# [DATASET CONTENT]
@@ -200,6 +204,18 @@
         "conan_fgw_bregman_bwd_workspace_bytes": (c_ll, [c_int, c_int, c_int]),
         "conan_fgw_bregman_bwd": (c_int, [_P] * 6 + [c_int, c_int, _D, _D, c_int, c_int, c_int] + [_P] * 13),
     },
+    "conan_fgw_hip_weight_images.h": {
+        "conan_weight_image_bytes": (c_ll, [c_int, c_int]),
+        "conan_weight_images_build": (c_int, [ctypes.POINTER(WeightImageJob), c_int, _P]),
+        "conan_linear_fwd_img": (c_int, [_P, _P, _P, _P, c_int, c_int, c_int, c_int, c_int, _P, _P, _P, _P]),
+        "conan_linear_act_fwd_img": (c_int, [_P, _P, _P, c_int, c_int, c_int, c_int, _P, _P, _P, _P, _P]),
+        "conan_mlp2_fwd_img": (c_int, [_P, _P, _P, _P, _P, _P, c_int, c_int, c_int, c_int, _P, _P, _P, _P, _P]),
+        "conan_mlp2_bwd_img": (c_int, [_P, _P, _P, _P, c_int, c_int, c_int, c_int, _P, _P, _P, _P, _P]),
+        "conan_mlp2_outact_fwd_img": (c_int, [_P, _P, _P, _P, _P, c_int, c_int, c_int, c_int, _P, _P, _P, _P, _P]),
+        "conan_mlp2_outact_bwd_img": (c_int, [_P, _P, _P, _P, c_int, c_int, c_int, c_int, _P, _P, _P, _P, _P, _P]),
+        "conan_mlp2_outact_dual_fwd_img": (c_int, [_P] * 9 + [c_int] * 4 + [_P, c_int, _P, _P, _P, _P, _P, _P]),
+        "conan_mlp2_outact_dual_bwd_img": (c_int, [_P] * 8 + [c_int] * 4 + [_P, _P, _P, _P, _P, _P, _P, _P]),
+    },
     "conan_fgw_hip_mixup_grad.h": {
         "conan_fgw_mixup_barycenter_fwd_record": (c_int, [_P] * 7 + [c_int, c_int, c_int, c_int, ctypes.POINTER(FgwParams), _D, c_int, _D] + [_P] * 9),
         "conan_fgw_mixup_barycenter_bwd_lds_resident": (c_int, [c_int]),
diff --git a/conan-fgw_amd/csrc/fp_planes.h b/conan-fgw_amd/csrc/fp_planes.h
--- a/conan-fgw_amd/csrc/fp_planes.h
+++ b/conan-fgw_amd/csrc/fp_planes.h
@@ -146,6 +146,36 @@
     __device__ __forceinline__ void park(void *planes, float sc) const { park(planes, sc, [](int k) { return k; }); }
 };
 
+__device__ __forceinline__ int m2_perm4(int k) {
+    const int a = (k & 15) >> 2;
+    return (k & ~15) + 8 * (a & 1) + 4 * (a >> 1);
+}
+
+constexpr long long weight_image_plane_bytes(int K, int N) { return 4LL * N * (K + 8); }
+constexpr long long weight_image_bytes(int K, int N) { return (weight_image_plane_bytes(K, N) + 4 + 255) & ~255LL; }
+template <int NO, int KD, int NT>
+struct ImageCopy {
+    static constexpr int V16 = NO * (KD + 8) / 4, PER = (V16 + NT - 1) / NT;
+    uint4 v[PER];
+    __device__ __forceinline__ void fetch(const void *img) {
+        const uint4 *src = reinterpret_cast<const uint4 *>(img);
+#pragma unroll
+        for (int u = 0; u < PER; ++u) {
+            const int q = (int)threadIdx.x + u * NT;
+            v[u] = q < V16 ? src[q] : make_uint4(0u, 0u, 0u, 0u);
+        }
+    }
+    static __device__ __forceinline__ float un(const void *img) { return *reinterpret_cast<const float *>(reinterpret_cast<const uint4 *>(img) + V16); }
+    __device__ __forceinline__ void park(void *planes) const {
+        uint4 *dst = reinterpret_cast<uint4 *>(planes);
+#pragma unroll
+        for (int u = 0; u < PER; ++u) {
+            const int q = (int)threadIdx.x + u * NT;
+            if (q < V16) dst[q] = v[u];
+        }
+    }
+};
+
 template <int S>
 __device__ __forceinline__ void row_load(const float *__restrict__ src, int row, int pitch, int h, float4 (&xa)[S], float4 (&xb)[S]) {
     const float *r = src + (size_t)row * pitch + 8 * h;
diff --git a/conan-fgw_amd/csrc/gemm.hip b/conan-fgw_amd/csrc/gemm.hip
--- a/conan-fgw_amd/csrc/gemm.hip
+++ b/conan-fgw_amd/csrc/gemm.hip
@@ -1,4 +1,5 @@
 #include "fp_planes.h"
+#include "../../include/conan_fgw_hip_weight_images.h"
 
 namespace {
 
@@ -746,7 +747,7 @@
 }
 
 int conan_linear_t_try(const float *x, const float *w, const float *bias, const float *residual, int M, int K, int N, int w_kn,
-                       int act, float *y, const int *m_dev, hipStream_t s, int *rc, float *pre_out);
+                       int act, float *y, const int *m_dev, hipStream_t s, int *rc, float *pre_out, const void *img = nullptr);
 int conan_linear_t_multi(const float *x, const float *const *w, const float *const *bias, int M, int K, int N, int njobs, int act, float *const *y,
                          float *const *pre, const int *m_dev, hipStream_t s, int *rc);
 int conan_linear_t_sum(const float *const *x, const int *ldx, const float *const *w, int nsrc, int w_kn, int ldw, const float *bias,
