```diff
+                            for (size_t s = 0; s < pix.size(); s++) {
+                                if (pix[s] != rpix[s]) fail("pix of slot", s, len, pix[s], rpix[s]);
+                                if (rpix[s] != 0xFFFF && ev[s] != rev[s]) fail("ev of slot", s, len, ev[s], rev[s]);
+                            }
+                        for (uint32_t s = mark - 72; s < mark + 72 && s + 1 < slots; s++) {
+                            std::vector<uint16_t> p2, e2;
+                            uint32_t s2 = 0;
+                            const bool caught = run_tile(t, s, p2, e2, s2);
+                            if (p2.empty()) continue;
+                            if (!caught) fail("exchanged neighbours not caught at slot", s, len, 0, 1);
+                            exchanges++;
+                        }
+                        n++;
+                    }
+    return n;
+}
+
+}
+
+int main() {
+    const uint64_t words = check_words(), pairs = check_pairs(), tiles = check_tiles();
+    if (failures) {
+        fprintf(stderr, "frontout_check: %llu mismatches\n", (unsigned long long)failures);
+        return 1;
+    }
+    printf("frontout_check: %llu entry classes beside their partners, %llu ordered pairs, %llu tiles at the pass boundaries and the window's end (and %llu larger), %llu exchanges caught: ok\n",
+           (unsigned long long)words, (unsigned long long)pairs, (unsigned long long)tiles, (unsigned long long)large, (unsigned long long)exchanges);
+    return 0;
+}
```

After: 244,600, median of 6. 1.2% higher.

# [TASK INSTRUCTIONS]
Send back an exact copy of only the lines from the line with "NT - 1) / NT;" up to and including the line with "void *img = nullptr);" in the data above.

# [ANSWER FOR THIS EXERCISE]
+    static constexpr int V16 = NO * (KD + 8) / 4, PER = (V16 + NT - 1) / NT;
+    uint4 v[PER];
+    __device__ __forceinline__ void fetch(const void *img) {
+        const uint4 *src = reinterpret_cast<const uint4 *>(img);
+#pragma unroll
+        for (int u = 0; u < PER; ++u) {
+            const int q = (int)threadIdx.x + u * NT;
+            v[u] = q < V16 ? src[q] : make_uint4(0u, 0u, 0u, 0u);
+        }
+    }
+    static __device__ __forceinline__ float un(const void *img) { return *reinterpret_cast<const float *>(reinterpret_cast<const uint4 *>(img) + V16); }
+    __device__ __forceinline__ void park(void *planes) const {
+        uint4 *dst = reinterpret_cast<uint4 *>(planes);
+#pragma unroll
+        for (int u = 0; u < PER; ++u) {
+            const int q = (int)threadIdx.x + u * NT;
+            if (q < V16) dst[q] = v[u];
+        }
+    }
+};
+
 template <int S>
 __device__ __forceinline__ void row_load(const float *__restrict__ src, int row, int pitch, int h, float4 (&xa)[S], float4 (&xb)[S]) {
     const float *r = src + (size_t)row * pitch + 8 * h;
diff --git a/conan-fgw_amd/csrc/gemm.hip b/conan-fgw_amd/csrc/gemm.hip
--- a/conan-fgw_amd/csrc/gemm.hip
+++ b/conan-fgw_amd/csrc/gemm.hip
@@ -1,4 +1,5 @@
 #include "fp_planes.h"
+#include "../../include/conan_fgw_hip_weight_images.h"
 
 namespace {
 
@@ -746,7 +747,7 @@
 }
 
 int conan_linear_t_try(const float *x, const float *w, const float *bias, const float *residual, int M, int K, int N, int w_kn,
-                       int act, float *y, const int *m_dev, hipStream_t s, int *rc, float *pre_out);
+                       int act, float *y, const int *m_dev, hipStream_t s, int *rc, float *pre_out, const void *img = nullptr);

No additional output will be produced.